-------- RECORD EXTRACTS --------

static int nt_st_kind(const NtArgs& a) {
  const Operand& A = a.A;
  const Epilogue& ep = a.ep;
  const long M = a.M, N = a.N, K = a.K;
  if (!pw_env().st || a.mode != PRO_NONE || (K & 7) || ep.bias || ep.add || ep.out_f32) return 0;
  if (ep.stats != nullptr && ep.stat_mode == STAT_NONE) return 0;
  if (a.stats && ((M + 15) / 16 + ep.stat_rows - 1) / ep.stat_rows > 4096) return 0;
  const long a_bytes = A.ss1 ? ((long)((K + 15) / 16 - 1) * A.ss1 + M * 16) * 2 : M * (long)A.ld1 * 2;
  if (a_bytes >= (1L << 31)) return 0;
  if (ep.css ? (3 * ep.css + M * 16) * 2 >= (1L << 31) : ((N & 7) || (long)ep.ldc * 2 * 16 * 4096 >= (1L << 31))) return 0;
  if (!ep.z) return (!a.stats || ep.stat_mode == STAT_SQ) ? ST_FWD : 0;
  if (!ep.mask || (a.stats && ep.stat_mode != STAT_Z)) return 0;
  if (ep.zss ? (3 * ep.zss + M * 16) * 2 >= (1L << 31) : ((N & 7) || (long)ep.ldz * 2 * 16 * 4096 >= (1L << 31))) return 0;
  return ST_MASK;
}
static bool nt_st_plan(const NtArgs& a, NtStPlan& p) {
  if (a.K > ST_MAXK || a.N < 2 * a.K || a.N < ST_MINN || a.M < ST_MINM) return false;
  const int ks = (a.K + 31) / 32;
  p.ksteps = ks <= 3 ? ks : 6;
  p.kind = nt_st_kind(a);
  return p.kind != 0;
}
static long st_tiles_per_item(long mtiles, long wchunks, long waves, long min_tpi, long max_parts) {
  long tpi = (mtiles * wchunks + waves - 1) / waves;
  if (tpi < 8) tpi = 8;
  if (tpi < min_tpi) tpi = min_tpi;
  long max_ranges = waves / wchunks > 0 ? waves / wchunks : 1;
  if (max_parts > 0 && max_ranges > max_parts) max_ranges = max_parts;
  if ((mtiles + tpi - 1) / tpi > max_ranges) tpi = (mtiles + max_ranges - 1) / max_ranges;
  return tpi;
}
template <int KSTEPS, int EPK, bool SH, int BT>
static int nt_st_launch_as(const NtArgs& a) {
  using Cfg = StCfg<KSTEPS, EPK>;
  const Epilogue& ep = a.ep;
  const int nchunks = (a.N + 63) / 64;
  const long mtiles = (a.M + 15) / 16;
  const long min_tpi = ep.stats ? (mtiles + ep.stat_rows - 1) / ep.stat_rows : 1;
  auto kern = k_gemm_nt_st<KSTEPS, EPK, Cfg::PD, BT, Cfg::WPE, 0, SH>;
  const size_t lds = (size_t)(SH ? 2 : 4) * BT * KSTEPS * 1024 +
                     (EPK == ST_FWD ? 0 : (size_t)4 * (16 + 64) * PB_RP * sizeof(bf16_t) + 4 * 128 * sizeof(float));
  const long waves = (long)num_cus() * resident_per_cu(kern, 256, lds) * 4;
  const long wchunks = SH ? (long)((nchunks + 3) / 4) * 4 : nchunks;
  long tiles_per_item = st_tiles_per_item(mtiles, wchunks, waves, min_tpi, 0);
  if (tiles_per_item > 4096) tiles_per_item = 4096;
  const long nrg = (mtiles + tiles_per_item - 1) / tiles_per_item;
  const long blocks = SH ? nrg * ((nchunks + 3) / 4) : (nrg * nchunks + 3) / 4;
  hipLaunchKernelGGL(kern, dim3((unsigned)blocks), dim3(256), lds, a.st, a.A, (const bf16_t*)a.Wp, a.ldw, ep, a.M, a.N, a.K, nchunks,
                     (int)tiles_per_item, (float*)nullptr);
  return check_launch("gemm_nt_st");
}
static int nt_st_launch(const NtStPlan& p, const NtArgs& a) {
  auto go = [&](auto ks, auto epk) {
    constexpr int KSTEPS = decltype(ks)::value, EPK = decltype(epk)::value;
    using Cfg = StCfg<KSTEPS, EPK>;
    const int nchunks = (a.N + 63) / 64;
    if (Cfg::SH && ((nchunks + 3) / 4 * 4 - nchunks) * 20 <= nchunks) return nt_st_launch_as<KSTEPS, EPK, Cfg::SH, Cfg::BT>(a);
    return nt_st_launch_as<KSTEPS, EPK, false, Cfg::BTP>(a);
  };
  auto kind = [&](auto ks) { return p.kind == ST_FWD ? go(ks, IC<ST_FWD>{}) : go(ks, IC<ST_MASK>{}); };
  return p.ksteps == 1 ? kind(IC<1>{}) : p.ksteps == 2 ? kind(IC<2>{}) : p.ksteps == 3 ? kind(IC<3>{}) : kind(IC<6>{});
}

struct NtSmallPlan { int kst, ntile; };
constexpr int SMALL_MAXN = 64, SMALL_MAXK = 64;
constexpr long SMALL_MINM = 65536;

static bool nt_small_plan(const NtArgs& a, NtSmallPlan& p) {
  if (a.N > SMALL_MAXN || a.K > SMALL_MAXK || a.M < SMALL_MINM) return false;
  p.kst = a.K <= 32 ? 1 : 2;
  p.ntile = (pw_env().small_narrow && !a.ep.out_f32 && a.N % 4 == 0) ? (a.N <= 16 ? 1 : a.N <= 32 ? 2 : 4) : 0;
  return true;
}
static int nt_small_launch(const NtSmallPlan& p, const NtArgs& a) {
  auto go = [&](auto mode, auto kst) {
    constexpr int MODE = decltype(mode)::value, KST = decltype(kst)::value;
    auto kern = p.ntile == 1 ? k_gemm_nt_small<MODE, KST, 1> : p.ntile == 2 ? k_gemm_nt_small<MODE, KST, 2>
              : p.ntile == 4 ? k_gemm_nt_small<MODE, KST, 4> : k_gemm_nt_small<MODE, KST, 0>;
    const size_t lds = a.stats ? (size_t)8 * 64 * sizeof(float) : 0;
    const long R = row_slots(kern, 256, lds, 1, (a.M + 63) / 64, stat_cap(a));
    hipLaunchKernelGGL(kern, dim3((unsigned)R), dim3(256), lds, a.st, a.A, (const bf16_t*)a.Wp, a.ldw, a.ep, a.M, a.N, a.K);
  };
  for_mode(a.mode, [&](auto mode) { p.kst == 1 ? go(mode, IC<1>{}) : go(mode, IC<2>{}); });
  return check_launch("gemm_nt_small");
}

struct NtWsPlan { int ncg, rt; };
constexpr int WS_MINK = 97;
constexpr long WS_MINM = 4096;
constexpr long WS_RT2_MINM = 100000;

static bool nt_ws_plan(const NtArgs& a, NtWsPlan& p) {
  if (a.K < WS_MINK || a.M < WS_MINM) return false;
  p.ncg = a.N > 64 ? 2 : 1;
  p.rt = (a.mode == PRO_BNBWD && a.M >= WS_RT2_MINM) ? 2 : 1;
  return true;
}
template <int MODE, int NCG, int RT>
static void nt_ws_launch_as(const NtArgs& a) {
  auto kern = k_gemm_nt_ws<MODE, NCG, RT>;
  const int ngroups = (a.N + 64 * NCG - 1) / (64 * NCG);
  const size_t lds = (size_t)2 * 64 * NCG * WS_WP * sizeof(bf16_t) + 2 * 3 * WS_KC * sizeof(float) +
                     (a.stats ? (size_t)8 * 64 * NCG * sizeof(float) : 0);
  const long R = row_slots(kern, 256, lds, ngroups, (a.M + 64 * RT - 1) / (64 * RT), stat_cap(a));
  const int wrows = (a.N + 63) / 64 * 64;
  hipLaunchKernelGGL(kern, dim3((unsigned)(R * ngroups)), dim3(256), lds, a.st, a.A, (const bf16_t*)a.Wp, a.ldw, wrows, a.ep, a.M, a.N, a.K);
}
static int nt_ws_launch(const NtWsPlan& p, const NtArgs& a) {
  for_mode(a.mode, [&](auto mode) {
    constexpr int MODE = decltype(mode)::value;
    if constexpr (MODE == PRO_BNBWD) {
      if (p.rt == 2) return p.ncg == 2 ? nt_ws_launch_as<MODE, 2, 2>(a) : nt_ws_launch_as<MODE, 1, 2>(a);
    }
    return p.ncg == 2 ? nt_ws_launch_as<MODE, 2, 1>(a) : nt_ws_launch_as<MODE, 1, 1>(a);
  });
  return check_launch("gemm_nt_ws");
}

struct NtGenericPlan { int ncg; };
static bool nt_generic_plan(const NtArgs& a, NtGenericPlan& p) {
  p.ncg = a.N > 64 ? 2 : 1;
  return true;
}
template <typename T>
static int nt_generic_launch(const NtGenericPlan& p, const NtArgs& a) {
  constexpr int KS = 4 * Mma<T>::EPL;
  const int Kpad = (a.K + KS - 1) / KS * KS;
  auto go = [&](auto mode, auto ncg) {
    constexpr int NCG = decltype(ncg)::value;
    auto kern = k_gemm_nt<T, decltype(mode)::value, NCG>;
    const int ngroups = (a.N + 64 * NCG - 1) / (64 * NCG);
    const size_t lds = a.stats ? (size_t)8 * 64 * NCG * sizeof(float) : 0;
    const long R = row_slots(kern, 256, lds, ngroups, (a.M + 63) / 64, stat_cap(a));
    hipLaunchKernelGGL(kern, dim3((unsigned)(R * ngroups)), dim3(256), lds, a.st, a.A, (const T*)a.Wp, a.ldw, a.ep, a.M, a.N, a.K, Kpad);
  };
  for_mode(a.mode, [&](auto mode) { p.ncg == 2 ? go(mode, IC<2>{}) : go(mode, IC<1>{}); });
  return check_launch("gemm_nt");
}

template <typename T>
static int launch_nt(const NtArgs& a) {
  if constexpr (sizeof(T) == 2) {
    NtSwPlan sw;
    if (nt_sw_plan(a, sw)) return nt_sw_launch(sw, a);
    NtSwgPlan swg;
    if (nt_swg_plan(a, swg)) return nt_swg_launch(swg, a);
    NtStPlan st;
    if (nt_st_plan(a, st)) return nt_st_launch(st, a);
    NtSmallPlan small;
    if (nt_small_plan(a, small)) return nt_small_launch(small, a);
    NtWsPlan ws;
    if (nt_ws_plan(a, ws)) return nt_ws_launch(ws, a);
  }
  NtGenericPlan g;
  nt_generic_plan(a, g);
  return nt_generic_launch<T>(g, a);
}

static NtArgs project_bwd_args(const void* g, int ldg, const void* wpt, int ldw, const void* z, int ldz, long z_ss, const float* zscale,
                               const float* zshift, int act, void* gh, int ldgh, long gh_ss, float* stats, int stat_rows, long M, int oup,
                               int hid, hipStream_t st) {
  const Operand A{g, ldg, nullptr, 0, 0, 0, nullptr, nullptr, nullptr, 0};
  const Epilogue ep{gh, ldgh, 0, nullptr, 0, z, ldz, gh_ss, z_ss, zscale, zshift, act, nullptr, stats, STAT_Z, stat_rows};
  return nt_args(PRO_NONE, A, wpt, ldw, ep, M, hid, oup, st);
}
template <int KSTEPS, int UT>
static int launch_project_bwd_st(const NtArgs& a, float* dwp, long si, long sj, float* ws, long ws_floats) {
  using Cfg = StCfg<KSTEPS, ST_PBWD>;
  const long M = a.M;
  const int N = a.N, K = a.K;
  const int nchunks = (N + 63) / 64;
  const long mtiles = (M + 15) / 16;
  auto kern = k_gemm_nt_st<KSTEPS, ST_PBWD, Cfg::PD, Cfg::BT, Cfg::WPE, UT, false>;
  const size_t lds = (size_t)4 * Cfg::BT * KSTEPS * 1024 + (size_t)4 * (16 * UT + 64) * PB_RP * sizeof(bf16_t) + 4 * 128 * sizeof(float);
  const long waves = (long)num_cus() * resident_per_cu(kern, 256, lds) * 4;
  const long max_parts = ws_floats / ((long)K * N);
  ATOMNAS_REQUIRE(max_parts >= 1, "project_bwd: workspace too small for one partial (%ld floats)", (long)K * N);
  const long tiles_per_item = st_tiles_per_item(mtiles, nchunks, waves, (mtiles + a.ep.stat_rows - 1) / a.ep.stat_rows, max_parts);
  ATOMNAS_REQUIRE(tiles_per_item <= 4096, "project_bwd: %ld row tiles per work item (workspace / statistics rows too small for M=%ld)", tiles_per_item, M);
  const long nranges = (mtiles + tiles_per_item - 1) / tiles_per_item;
  const long items = nranges * nchunks;
  hipLaunchKernelGGL(kern, dim3((unsigned)((items + 3) / 4)), dim3(256), lds, a.st, a.A, (const bf16_t*)a.Wp, a.ldw, a.ep, M, N, K, nchunks,
                     (int)tiles_per_item, ws);
  if (int rc = check_launch("project_bwd_st")) return rc;
  return reduce_parts(ws, (long)K * N, (int)nranges, (long)K * N, dwp, N, si, sj, a.st);
}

--------

■ WHAT THE TASK ASKS
Copy out each line in the preceding records that contains "ngroups".

■ REPLY TO THE EXERCISE
  const int ngroups = (a.N + 64 * NCG - 1) / (64 * NCG);
  const long R = row_slots(kern, 256, lds, ngroups, (a.M + 64 * RT - 1) / (64 * RT), stat_cap(a));
  hipLaunchKernelGGL(kern, dim3((unsigned)(R * ngroups)), dim3(256), lds, a.st, a.A, (const bf16_t*)a.Wp, a.ldw, wrows, a.ep, a.M, a.N, a.K);
    const int ngroups = (a.N + 64 * NCG - 1) / (64 * NCG);
    const long R = row_slots(kern, 256, lds, ngroups, (a.M + 63) / 64, stat_cap(a));
    hipLaunchKernelGGL(kern, dim3((unsigned)(R * ngroups)), dim3(256), lds, a.st, a.A, (const T*)a.Wp, a.ldw, a.ep, a.M, a.N, a.K, Kpad);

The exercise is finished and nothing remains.